組立ラインには、作業者の肉体的な負担を軽減することが難しい作業が数多くありますが、その一つがヘッドライニング(天井の内張り)の取り付けです。これまでは作業員が車内に乗り込み、腰を曲げた状態でヘッドライニングの取り付け作業をしています。さらに「ニッサン インテリジェント モビリティ」に欠かせないカメラやレーダー、スイッチ等の各種デバイスの取り付けが増え、作業が複雑化しました。そこで日産は、ヘッドライニングの取り付けを自動化することにチャレンジしていきます。

設備の自動化を担当するエンジニアリング部門で働いている阿部 浩二 主担は、「ヘッドライニングの取り付けは肉体的に大変な仕事です。自動化に向けて何年も開発とテストを重ねてきました。このように自動化を進めることによって、作業員の方々には、人が作業することによってさらに付加価値を付けられるような役割を任せることができます」と語ります。

さらに、工程ごとにクオリティーゲートを投入し、各工程の品質を自動判定することで人による誤判定を防止することによって、作業員の肉体的および精神的な負担も軽減しつつ、お客さまに品質を保証したクルマをお届けすることを実現します。例えば、クルマの走行や停止に影響する400点以上のトルクの締結作業を、自動判定装置でモニタリングし、常に正確な精度が維持されていることを保証します。さらに最終検査では、音声での認証システムを導入し、資格を持った検査員のみによる品質保証の仕組みを構築します。

人とロボットの共生

溶接や組み立てなどの作業を行う従来型の産業用ロボットは、その大きさ、パワー、移動スピードなどから、安全面を考慮して一般的には安全柵の中に設置されることが大半です。

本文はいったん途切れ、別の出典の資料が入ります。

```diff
diff --git a/brax_amd/csrc/pbd_policy.hip b/brax_amd/csrc/pbd_policy.hip
--- a/brax_amd/csrc/pbd_policy.hip
+++ b/brax_amd/csrc/pbd_policy.hip
@@ -16,7 +16,7 @@
 template <int L, int MODE, int F, int M, int EK = EK_ANY>
 __global__ void __launch_bounds__(L > 64 ? L : 64) __attribute__((amdgpu_waves_per_eu(2)))
 env_policy_rollout_wide_kernel(EnvArgs A, PolArgs Q) {
-  env_step_body<L, MODE, F, M, EK, true, false, true>(A, Q);
+  env_step_body<L, MODE, F, M, EK, true, false, true, false, false, false>(A, Q);
 }
 
 BX_ENV_FAMILY(PolicyFamily, FAM_POLICY, env_policy_rollout_kernel, env_policy_rollout_wide_kernel)
diff --git a/brax_amd/csrc/pbd_pop.hip b/brax_amd/csrc/pbd_pop.hip
--- a/brax_amd/csrc/pbd_pop.hip
+++ b/brax_amd/csrc/pbd_pop.hip
@@ -16,7 +16,7 @@
 template <int L, int MODE, int F, int M, int EK = EK_ANY>
 __global__ void __launch_bounds__(L > 64 ? L : 64) __attribute__((amdgpu_waves_per_eu(2)))
 env_eval_pop_wide_kernel(EnvArgs A, PolArgs Q, EvalArgs V, PopArgs N) {
-  env_step_body<L, MODE, F, M, EK, true, false, true, true, true>(A, Q, V, N);
+  env_step_body<L, MODE, F, M, EK, true, false, true, true, true, false>(A, Q, V, N);
 }
 
 BX_ENV_FAMILY(PopulationFamily, FAM_POPULATION, env_eval_pop_kernel, env_eval_pop_wide_kernel)
```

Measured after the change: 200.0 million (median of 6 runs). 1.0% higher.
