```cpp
void commit_relight(VimgDeviceScene* s, const VimgGeometryUpdate* u, RelightPlan* plan) {
  DScene& d = s->d;
  if (u->textures) s->textures.assign(u->textures, u->textures + s->textures.size());
  if (u->materials) s->materials.assign(u->materials, u->materials + s->materials.size());
  if (u->background) {
    d.background = *u->background;
    d.background_emissive = background_is_emissive(d.background);
  }
  if (plan->new_dmaterials.p) {
    DevBuf& dmaterials = s->tables[s->dmaterials_table];
    dmaterials = std::move(plan->new_dmaterials);
    d.dmaterials = (decltype(d.dmaterials))dmaterials.p;
  }
  s->textured = tables_textured(s->materials.data(), static_cast<uint32_t>(s->materials.size()), s->textures.data(), d.background);
  if (u->set_lights) {
    DevBuf& lights = s->tables[s->lights_table];
    DevBuf& dlights = s->tables[s->dlights_table];
    s->total_bytes = s->total_bytes - lights.bytes - dlights.bytes + plan->new_lights.bytes + plan->new_dlights.bytes;
    lights = std::move(plan->new_lights);
// ... 11 lines not shown
```

v-img_amd/csrc/scene_upload.hip:

```cpp
#include <cmath>
#include <cstdlib>
#include <cstring>
#include <memory>
#include <numbers>

#include "hip_internal.h"
#include "scene_bake.h"
#include "scene_update.h"

using namespace vimg;

namespace {

template <typename T>
int upload(VimgDeviceScene* s, DevBuf& b, const T* host, size_t count) {
  if (int rc = b.alloc(std::max<size_t>(count, 1) * sizeof(T))) return rc;
  s->total_bytes += b.bytes;
  if (count) HIP_TRY(hipMemcpy(b.p, host, count * sizeof(T), hipMemcpyHostToDevice));
  return VIMG_OK;
}

}

int vimg::validate_materials(const VimgMaterial* materials, uint32_t num_materials, const VimgTexture* textures, uint32_t num_textures,
// ... 359 lines not shown
    s->total_bytes += b.bytes;
    s->dmaterials_table = s->tables.size() - 1;
    d.dmaterials = (decltype(d.dmaterials))b.p;
    if (int rc = enqueue_material_bake(d, sc->num_materials, b.as<DMaterial>(), nullptr)) return rc;
    HIP_TRY(hipStreamSynchronize(nullptr));
  }
  if (!t.chain_leaf.empty()) {
    if (int rc = s->chain_leaf.alloc(t.chain_leaf.size() * sizeof(uint32_t))) return rc;
    HIP_TRY(hipMemcpy(s->chain_leaf.p, t.chain_leaf.data(), s->chain_leaf.bytes, hipMemcpyHostToDevice));
  }
  return VIMG_OK;
}

void record_for_updates(VimgDeviceScene* s, const VimgScene* sc) {
  s->materials.assign(sc->materials, sc->materials + sc->num_materials);
  s->textures.assign(sc->textures, sc->textures + sc->num_textures);
  s->lights.assign(sc->lights, sc->lights + sc->num_lights);
  s->num_rg_textures = sc->num_rg_textures;
  s->num_texels = sc->num_texels;
  s->num_cdf = sc->num_cdf;
  s->num_vertices = sc->num_vertices;
  s->num_tris = sc->num_tris;
  s->num_spheres = sc->num_spheres;
  s->num_meshes = sc->num_meshes;
  for (uint32_t i = 0; i < sc->num_meshes; ++i) {
    const VimgMesh& m = sc->meshes[i];
    if (!m.has_normals || m.num_vertices == 0) continue;
    auto& r = s->normal_rows;
    if (!r.empty() && r.back().first + r.back().second == m.first_vertex)
      r.back().second += m.num_vertices;
// ... 151 lines not shown
```

v-img_amd/csrc/vimg_hip.hip:

```cpp
#include <cstdio>
#include <cstdlib>
#include <memory>

#include "hip_internal.h"
#include "aux_kernels.h"
#include "render_cu_kernel.h"
#include "heatmap_kernel.h"

namespace vimg {

hipStream_t g_stream = nullptr;
int g_device = -1;

namespace {
thread_local std::string g_err;
}

int fail(int code, const std::string& msg) {
  g_err = msg;
  return code;
}

}
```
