# MiNeves00/SR-GAN-FD

Hardware: AMD Instinct MI355X
Metric: SR training images/sec (128->512 x4, f16) (higher is better)
Workload: dtype f16; 1 GPU; BSRGAN RRDBNet x4 generator-only (L1), 23 RRDB, batch 32/GPU, 128->512; global_batch=32, num_rrdb=23, parallelism=dp1

## Files before the change

sr_gan_fd_amd/csrc/pack.hip:

```cpp
#include "common.hpp"

namespace srganfd {

__global__ __launch_bounds__(256) void pack_kernel(const srganfd_pack_job* __restrict__ jobs, const float* __restrict__ params,
                                                   const float* __restrict__ scalars, char* __restrict__ packed) {
  const srganfd_pack_job& J = jobs[blockIdx.y];
  const int KT = J.ksize * J.ksize;
  const long long total = (long long)KT * J.k * J.n;
  const int nChunks = J.k >> 5;
  for (long long e = (long long)blockIdx.x * 256 + threadIdx.x; e < total; e += (long long)gridDim.x * 256) {
    int lane, s, k_in, within = (int)(e & 1023);
    long long blk = e >> 10;
    const int tap = (int)(blk % KT); blk /= KT;
    const int chunk = (int)(blk % nChunks);
    const int ntile = (int)(blk / nChunks);
    int n_in = -1;
    if (J.dtype != SRGANFD_F32 && J.layout == 1) {
      const int j = within & 7; lane = (within >> 3) & 63; s = within >> 9;
      k_in = 8 * (lane >> 4) + j;
      n_in = 16 * s + (lane & 15);
    } else if (J.dtype != SRGANFD_F32) {
      const int j = within & 7; lane = (within >> 3) & 63; s = within >> 9;
      k_in = 16 * s + 8 * (lane >> 5) + j;
    } else {
      lane = within & 63; s = within >> 6;
      k_in = 2 * s + (lane >> 5);
    }
    const int k = chunk * 32 + k_in, n = ntile * 32 + (n_in >= 0 ? n_in : (lane & 31));
    float v = 0.f;
    for (int g = 0; g < J.nseg; ++g) {
      const srganfd_pack_seg& S = J.seg[g];
      if (k >= S.k_lo && k < S.k_lo + S.k_len) {
        const int kk = k - S.k_lo;
        int co, ci, t = 0;
        int KTs = KT;
        int ym = 0, xm = 0;
        if (!S.transposed) { co = n + S.co_off; ci = kk + S.ci_off; t = tap; }
        else if (S.transposed == 1) { co = kk + S.co_off; ci = n + S.ci_off; t = KT - 1 - tap; }
        else if (S.transposed < 6) {
          const int py = (S.transposed - 2) >> 1, px = (S.transposed - 2) & 1, ta = tap >> 1, tb = tap & 1;
          const int ty = py ? 2 - 2 * ta : 3 - 2 * ta, tx = px ? 2 - 2 * tb : 3 - 2 * tb;
          co = kk + S.co_off; ci = n + S.ci_off; t = ty * 4 + tx; KTs = 16;
        } else if (S.transposed < 10) {
          const int py = (S.transposed - 6) >> 1, px = (S.transposed - 6) & 1, ta = tap >> 1, tb = tap & 1;
          const int ty = py ? (ta ? 0 : 2) : (ta ? -1 : 1), tx = px ? (tb ? 0 : 2) : (tb ? -1 : 1);
          co = kk + S.co_off; ci = n + S.ci_off; KTs = 9;
          t = ty * 3 + tx;
          if (ty < 0 || tx < 0) co = S.co_src;
        } else if (S.transposed < 14) {
          const int ab = S.transposed - 10;
          co = kk + S.co_off; ci = n + S.ci_off; t = ab; KTs = 4;
        } else if (S.transposed < 18) {
          const int py = (S.transposed - 14) >> 1, px = (S.transposed - 14) & 1, ta = tap >> 1, tb = tap & 1;
          co = n + S.co_off; ci = kk + S.ci_off; KTs = 9;
          ym = py ? (ta ? 4 : 3) : (ta ? 6 : 1);
          xm = px ? (tb ? 4 : 3) : (tb ? 6 : 1);
        } else {
          const int u = tap >> 2, w = tap & 3;
          co = kk + S.co_off; ci = n + S.ci_off; KTs = 9;
          ym = (0x1364 >> (4 * u)) & 7;
          xm = (0x1364 >> (4 * w)) & 7;
        }
        if (co < S.co_src && ci < S.ci_src) {
          const float* src = params + S.src_off + ((long long)co * S.ci_src + ci) * KTs;
          if (ym) {
            float sum = 0.f;
            for (int ty = 0; ty < 3; ++ty)
              for (int tx = 0; tx < 3; ++tx)
                if ((ym >> ty) & (xm >> tx) & 1) sum += src[ty * 3 + tx];
            v = sum * S.scale;
          } else {
            v = src[t] * S.scale;
          }
          if (S.scale_off >= 0) v *= scalars[S.scale_off];
        }
        break;
      }
    }
    if (J.dtype == SRGANFD_BF16) ((bf16_t*)(packed + J.dst_off))[e] = f2bf(v);
    else if (J.dtype == SRGANFD_F16) ((f16_t*)(packed + J.dst_off))[e] = (f16_t)v;
    else ((float*)(packed + J.dst_off))[e] = v;
  }
}

extern "C" size_t srganfd_packed_bytes(int32_t dtype, int32_t ksize, int32_t k, int32_t n) {
  if (k <= 0 || n <= 0 || k % 32 || n % 32) return 0;
  return (size_t)ksize * ksize * k * n * (dtype == SRGANFD_F32 ? 4 : 2);
}
extern "C" int srganfd_pack_weights(const srganfd_pack_job* jobs_dev, int32_t njobs, int64_t max_elems, const float* params,
                                    const float* scalars, void* packed, void* stream) {
  if (!jobs_dev || njobs <= 0 || max_elems <= 0 || !params || !packed) return set_err(SRGANFD_EINVAL, "pack_weights: bad args");
  long long gx = (max_elems + 255) / 256;
  if (gx > 4096) gx = 4096;
  SRGANFD_LAUNCH(pack_kernel, dim3((unsigned)gx, (unsigned)njobs), dim3(256), 0, (hipStream_t)stream, jobs_dev, params, scalars, (char*)packed);
  SRGANFD_HIP_CHECK(hipGetLastError());
  return SRGANFD_OK;
}

}
```

Before: 551.4 img/s.

## Tile weight packing through shared memory with coalesced source loads and vector stores

The weight pack kernel now processes one 32x32 (k,n) block per workgroup. It stages the source weight rows for that block into LDS with coalesced reads, then emits 16-byte vectorized stores per thread. The goal is to replace the scattered per-element global gathers of the fp32 master weights during each step's repack. It adds LDS use and two barriers per block, and changes the grid sizing. An environment variable can turn the tiling off.

```diff
diff --git a/sr_gan_fd_amd/csrc/pack.hip b/sr_gan_fd_amd/csrc/pack.hip
--- a/sr_gan_fd_amd/csrc/pack.hip
+++ b/sr_gan_fd_amd/csrc/pack.hip
@@ -1,87 +1,168 @@
 #include "common.hpp"
+#include <cstdlib>
 
 namespace srganfd {
 
-__global__ __launch_bounds__(256) void pack_kernel(const srganfd_pack_job* __restrict__ jobs, const float* __restrict__ params,
-                                                   const float* __restrict__ scalars, char* __restrict__ packed) {
-  const srganfd_pack_job& J = jobs[blockIdx.y];
-  const int KT = J.ksize * J.ksize;
-  const long long total = (long long)KT * J.k * J.n;
-  const int nChunks = J.k >> 5;
-  for (long long e = (long long)blockIdx.x * 256 + threadIdx.x; e < total; e += (long long)gridDim.x * 256) {
-    int lane, s, k_in, within = (int)(e & 1023);
-    long long blk = e >> 10;
-    const int tap = (int)(blk % KT); blk /= KT;
-    const int chunk = (int)(blk % nChunks);
-    const int ntile = (int)(blk / nChunks);
-    int n_in = -1;
-    if (J.dtype != SRGANFD_F32 && J.layout == 1) {
-      const int j = within & 7; lane = (within >> 3) & 63; s = within >> 9;
-      k_in = 8 * (lane >> 4) + j;
-      n_in = 16 * s + (lane & 15);
-    } else if (J.dtype != SRGANFD_F32) {
-      const int j = within & 7; lane = (within >> 3) & 63; s = within >> 9;
-      k_in = 16 * s + 8 * (lane >> 5) + j;
-    } else {
-      lane = within & 63; s = within >> 6;
-      k_in = 2 * s + (lane >> 5);
-    }
-    const int k = chunk * 32 + k_in, n = ntile * 32 + (n_in >= 0 ? n_in : (lane & 31));
-    float v = 0.f;
-    for (int g = 0; g < J.nseg; ++g) {
-      const srganfd_pack_seg& S = J.seg[g];
-      if (k >= S.k_lo && k < S.k_lo + S.k_len) {
-        const int kk = k - S.k_lo;
-        int co, ci, t = 0;
-        int KTs = KT;
-        int ym = 0, xm = 0;
-        if (!S.transposed) { co = n + S.co_off; ci = kk + S.ci_off; t = tap; }
-        else if (S.transposed == 1) { co = kk + S.co_off; ci = n + S.ci_off; t = KT - 1 - tap; }
-        else if (S.transposed < 6) {
-          const int py = (S.transposed - 2) >> 1, px = (S.transposed - 2) & 1, ta = tap >> 1, tb = tap & 1;
-          const int ty = py ? 2 - 2 * ta : 3 - 2 * ta, tx = px ? 2 - 2 * tb : 3 - 2 * tb;
-          co = kk + S.co_off; ci = n + S.ci_off; t = ty * 4 + tx; KTs = 16;
-        } else if (S.transposed < 10) {
-          const int py = (S.transposed - 6) >> 1, px = (S.transposed - 6) & 1, ta = tap >> 1, tb = tap & 1;
-          const int ty = py ? (ta ? 0 : 2) : (ta ? -1 : 1), tx = px ? (tb ? 0 : 2) : (tb ? -1 : 1);
-          co = kk + S.co_off; ci = n + S.ci_off; KTs = 9;
-          t = ty * 3 + tx;
-          if (ty < 0 || tx < 0) co = S.co_src;
-        } else if (S.transposed < 14) {
-          const int ab = S.transposed - 10;
-          co = kk + S.co_off; ci = n + S.ci_off; t = ab; KTs = 4;
-        } else if (S.transposed < 18) {
-          const int py = (S.transposed - 14) >> 1, px = (S.transposed - 14) & 1, ta = tap >> 1, tb = tap & 1;
-          co = n + S.co_off; ci = kk + S.ci_off; KTs = 9;
-          ym = py ? (ta ? 4 : 3) : (ta ? 6 : 1);
-          xm = px ? (tb ? 4 : 3) : (tb ? 6 : 1);
-        } else {
-          const int u = tap >> 2, w = tap & 3;
-          co = kk + S.co_off; ci = n + S.ci_off; KTs = 9;
-          ym = (0x1364 >> (4 * u)) & 7;
-          xm = (0x1364 >> (4 * w)) & 7;
-        }
-        if (co < S.co_src && ci < S.ci_src) {
-          const float* src = params + S.src_off + ((long long)co * S.ci_src + ci) * KTs;
-          if (ym) {
+static constexpr int kPackTileTaps = 9;
+static constexpr int kPackRow = 32 * kPackTileTaps + 1;
+
+__device__ __forceinline__ void pack_pos(int dtype, int layout, int within, int& k_in, int& n_in) {
+  if (dtype != SRGANFD_F32 && layout == 1) {
+    const int j = within & 7, lane = (within >> 3) & 63, s = within >> 9;
+    k_in = 8 * (lane >> 4) + j;
+    n_in = 16 * s + (lane & 15);
+  } else if (dtype != SRGANFD_F32) {
+    const int j = within & 7, lane = (within >> 3) & 63, s = within >> 9;
+    k_in = 16 * s + 8 * (lane >> 5) + j;
+    n_in = lane & 31;
+  } else {
+    const int lane = within & 63, s = within >> 6;
+    k_in = 2 * s + (lane >> 5);
+    n_in = lane & 31;
+  }
+}
+
+struct PackSrc { int co, ci, t, KTs, ym, xm; };
+__device__ __forceinline__ PackSrc pack_source(const srganfd_pack_seg& S, int KT, int tap, int kk, int n) {
+  PackSrc P;
+  P.t = 0; P.KTs = KT; P.ym = 0; P.xm = 0;
+  if (!S.transposed) { P.co = n + S.co_off; P.ci = kk + S.ci_off; P.t = tap; }
+  else if (S.transposed == 1) { P.co = kk + S.co_off; P.ci = n + S.ci_off; P.t = KT - 1 - tap; }
+  else if (S.transposed < 6) {
+    const int py = (S.transposed - 2) >> 1, px = (S.transposed - 2) & 1, ta = tap >> 1, tb = tap & 1;
+    const int ty = py ? 2 - 2 * ta : 3 - 2 * ta, tx = px ? 2 - 2 * tb : 3 - 2 * tb;
+    P.co = kk + S.co_off; P.ci = n + S.ci_off; P.t = ty * 4 + tx; P.KTs = 16;
+  } else if (S.transposed < 10) {
+    const int py = (S.transposed - 6) >> 1, px = (S.transposed - 6) & 1, ta = tap >> 1, tb = tap & 1;
+    const int ty = py ? (ta ? 0 : 2) : (ta ? -1 : 1), tx = px ? (tb ? 0 : 2) : (tb ? -1 : 1);
+    P.co = kk + S.co_off; P.ci = n + S.ci_off; P.KTs = 9;
+    P.t = ty * 3 + tx;
+    if (ty < 0 || tx < 0) P.co = S.co_src;
+  } else if (S.transposed < 14) {
+    const int ab = S.transposed - 10;
+    P.co = kk + S.co_off; P.ci = n + S.ci_off; P.t = ab; P.KTs = 4;
+  } else if (S.transposed < 18) {
+    const int py = (S.transposed - 14) >> 1, px = (S.transposed - 14) & 1, ta = tap >> 1, tb = tap & 1;
+    P.co = n + S.co_off; P.ci = kk + S.ci_off; P.KTs = 9;
+    P.ym = py ? (ta ? 4 : 3) : (ta ? 6 : 1);
+    P.xm = px ? (tb ? 4 : 3) : (tb ? 6 : 1);
+  } else {
+    const int u = tap >> 2, w = tap & 3;
+    P.co = kk + S.co_off; P.ci = n + S.ci_off; P.KTs = 9;
+    P.ym = (0x1364 >> (4 * u)) & 7;
+    P.xm = (0x1364 >> (4 * w)) & 7;
+  }
+  return P;
+}
+__device__ __forceinline__ int pack_src_taps(int transposed, int KT) {
+  return transposed < 2 ? KT : transposed < 6 ? 16 : transposed < 10 ? 9 : transposed < 14 ? 4 : 9;
+}
+__device__ __forceinline__ bool pack_co_is_n(int transposed) { return transposed == 0 || (transposed >= 14 && transposed < 18); }
+
+__device__ __forceinline__ float pack_element(const srganfd_pack_job& J, int KT, int tap, int k, int n, const float* __restrict__ params,
+                                              const float* __restrict__ scalars, const float* tile, int tile_seg, int co0, int ci0) {
+  float v = 0.f;
+  for (int g = 0; g < J.nseg; ++g) {
+    const srganfd_pack_seg& S = J.seg[g];
+    if (k >= S.k_lo && k < S.k_lo + S.k_len) {
+      const PackSrc P = pack_source(S, KT, tap, k - S.k_lo, n);
+      if (P.co < S.co_src && P.ci < S.ci_src) {
+        auto value = [&](const float* src) __attribute__((always_inline)) {
+          if (P.ym) {
             float sum = 0.f;
             for (int ty = 0; ty < 3; ++ty)
               for (int tx = 0; tx < 3; ++tx)
-                if ((ym >> ty) & (xm >> tx) & 1) sum += src[ty * 3 + tx];
-            v = sum * S.scale;
-          } else {
-            v = src[t] * S.scale;
+                if ((P.ym >> ty) & (P.xm >> tx) & 1) sum += src[ty * 3 + tx];
+            return sum * S.scale;
           }
-          if (S.scale_off >= 0) v *= scalars[S.scale_off];
-        }
-        break;
+          return src[P.t] * S.scale;
+        };
+        if (g == tile_seg) v = value(tile + (P.co - co0) * kPackRow + (P.ci - ci0) * P.KTs);
+        else v = value(params + S.src_off + ((long long)P.co * S.ci_src + P.ci) * P.KTs);
+        if (S.scale_off >= 0) v *= scalars[S.scale_off];
       }
+      break;
     }
-    if (J.dtype == SRGANFD_BF16) ((bf16_t*)(packed + J.dst_off))[e] = f2bf(v);
-    else if (J.dtype == SRGANFD_F16) ((f16_t*)(packed + J.dst_off))[e] = (f16_t)v;
-    else ((float*)(packed + J.dst_off))[e] = v;
+  }
+  return v;
+}
+
+template <typename T>
+__device__ __forceinline__ void pack_store16(const srganfd_pack_job& J, int KT, int tap, int within0, int k0, int n0, long long e0,
+                                             const float* __restrict__ params, const float* __restrict__ scalars, char* __restrict__ packed,
+                                             const float* tile, int tile_seg, int co0, int ci0) {
+  constexpr int VEC = 16 / (int)sizeof(T);
+  float v[VEC];
+#pragma unroll
+  for (int j = 0; j < VEC; ++j) {
+    int k_in, n_in;
+    pack_pos(J.dtype, J.layout, within0 + j, k_in, n_in);
+    v[j] = pack_element(J, KT, tap, k0 + k_in, n0 + n_in, params, scalars, tile, tile_seg, co0, ci0);
+  }
+  u32x4* dst = (u32x4*)(packed + J.dst_off + e0 * (long long)sizeof(T));
+  if constexpr (sizeof(T) == 2) *dst = pack8<T>(v);
+  else *dst = u32x4{__float_as_uint(v[0]), __float_as_uint(v[1]), __float_as_uint(v[2]), __float_as_uint(v[3])};
+}
+
+__global__ __launch_bounds__(256) void pack_kernel(const srganfd_pack_job* __restrict__ jobs, const float* __restrict__ params,
+                                                   const float* __restrict__ scalars, char* __restrict__ packed, int tiled) {
+  __shared__ float tile[32 * kPackRow];
+  const srganfd_pack_job& J = jobs[blockIdx.y];
+  const int KT = J.ksize * J.ksize;
+  const int nChunks = J.k >> 5;
+  const int nblocks = nChunks * (J.n >> 5);
+  const int tid = threadIdx.x;
+  for (int b = blockIdx.x; b < nblocks; b += gridDim.x) {
+    const int chunk = b % nChunks, ntile = b / nChunks;
+    const int k0 = chunk * 32, n0 = ntile * 32;
+    int sg = -1;
+    for (int g = 0; g < J.nseg; ++g)
+      if (k0 >= J.seg[g].k_lo && k0 + 32 <= J.seg[g].k_lo + J.seg[g].k_len) { sg = g; break; }
+    int co0 = 0, ci0 = 0;
+    if (!tiled || (sg >= 0 && pack_src_taps(J.seg[sg].transposed, KT) > kPackTileTaps)) sg = -1;
+    if (sg >= 0) {
+      const srganfd_pack_seg& S = J.seg[sg];
+      const int KTs = pack_src_taps(S.transposed, KT);
+      const bool co_n = pack_co_is_n(S.transposed);
+      co0 = (co_n ? n0 : k0 - S.k_lo) + S.co_off;
+      ci0 = (co_n ? k0 - S.k_lo : n0) + S.ci_off;
+      const int run = min(32, S.ci_src - ci0) * KTs;
+      const float* __restrict__ base = params + S.src_off + ((long long)co0 * S.ci_src + ci0) * KTs;
+      constexpr int kFill = 32 * 32 * kPackTileTaps / 256;
+      const int rowlen = 32 * KTs, rows = min(32, S.co_src - co0);
+      const unsigned mdiv = (65536u + KTs - 1) / KTs;
+      const long long pitch = (long long)S.ci_src * KTs;
+      float v[kFill];
+#pragma unroll
+      for (int i = 0; i < kFill; ++i) {
+        const int f = tid + i * 256;
+        const int r = (int)(((unsigned)(f >> 5) * mdiv) >> 16), c = f - r * rowlen;
+        v[i] = (r < rows && c < run) ? base[r * pitch + c] : 0.f;
+      }
+      __syncthreads();
+#pragma unroll
+      for (int i = 0; i < kFill; ++i) {
+        const int f = tid + i * 256;
+        const int r = (int)(((unsigned)(f >> 5) * mdiv) >> 16), c = f - r * rowlen;
+        if (r < 32) tile[r * kPackRow + c] = v[i];
+      }
+      __syncthreads();
+    }
+    const long long eb = (long long)b * KT * 1024;
+    if (J.dtype == SRGANFD_F32) {
+      for (int q = tid; q < KT * 256; q += 256)
+        pack_store16<float>(J, KT, q >> 8, (q & 255) * 4, k0, n0, eb + (long long)q * 4, params, scalars, packed, tile, sg, co0, ci0);
+    } else if (J.dtype == SRGANFD_BF16) {
+      for (int q = tid; q < KT * 128; q += 256)
+        pack_store16<bf16_t>(J, KT, q >> 7, (q & 127) * 8, k0, n0, eb + (long long)q * 8, params, scalars, packed, tile, sg, co0, ci0);
+    } else {
+      for (int q = tid; q < KT * 128; q += 256)
+        pack_store16<f16_t>(J, KT, q >> 7, (q & 127) * 8, k0, n0, eb + (long long)q * 8, params, scalars, packed, tile, sg, co0, ci0);
+    }
   }
 }
+
+static const bool g_pack_tiled = [] { const char* e = getenv("SRGANFD_PACK_TILED"); return !(e && e[0] == '0'); }();
 
 extern "C" size_t srganfd_packed_bytes(int32_t dtype, int32_t ksize, int32_t k, int32_t n) {
   if (k <= 0 || n <= 0 || k % 32 || n % 32) return 0;
@@ -90,9 +171,12 @@
 extern "C" int srganfd_pack_weights(const srganfd_pack_job* jobs_dev, int32_t njobs, int64_t max_elems, const float* params,
                                     const float* scalars, void* packed, void* stream) {
   if (!jobs_dev || njobs <= 0 || max_elems <= 0 || !params || !packed) return set_err(SRGANFD_EINVAL, "pack_weights: bad args");
-  long long gx = (max_elems + 255) / 256;
+  long long gx = (max_elems + 1023) / 1024;
+  const long long per_job = 8192 / njobs > 16 ? 8192 / njobs : 16;
+  if (gx > per_job) gx = per_job;
   if (gx > 4096) gx = 4096;
-  SRGANFD_LAUNCH(pack_kernel, dim3((unsigned)gx, (unsigned)njobs), dim3(256), 0, (hipStream_t)stream, jobs_dev, params, scalars, (char*)packed);
+  SRGANFD_LAUNCH(pack_kernel, dim3((unsigned)gx, (unsigned)njobs), dim3(256), 0, (hipStream_t)stream, jobs_dev, params, scalars, (char*)packed,
+                 g_pack_tiled ? 1 : 0);
   SRGANFD_HIP_CHECK(hipGetLastError());
   return SRGANFD_OK;
 }
```

Result: slower. 545.8 img/s (-1.0%).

一方、「コボット」(人共生ロボット)は、人と機械が密接に連携する必要がある生産ラインにおける作業を可能としました。コボットは、作業のパワーとスピードを細かく調整できるロボットアームです。とても器用である上に、新しい作業を行う際に簡単にプログラム変更できることが特徴です。

車両組立をしている追浜工場(上記写真)とパワートレインを製造している横浜工場では、ユニバーサル・ロボット社の「UR-10」コボットを使用しています。ボルトの緩みや重いエンジン部品の運搬など、頻繁に持ち上げたり繰り返し動かしたりする作業を行っています。怪我などの事故のリスクを抑えるため、コボットは、簡単に動作を止めたり、スピードを遅くさせたりすることができます。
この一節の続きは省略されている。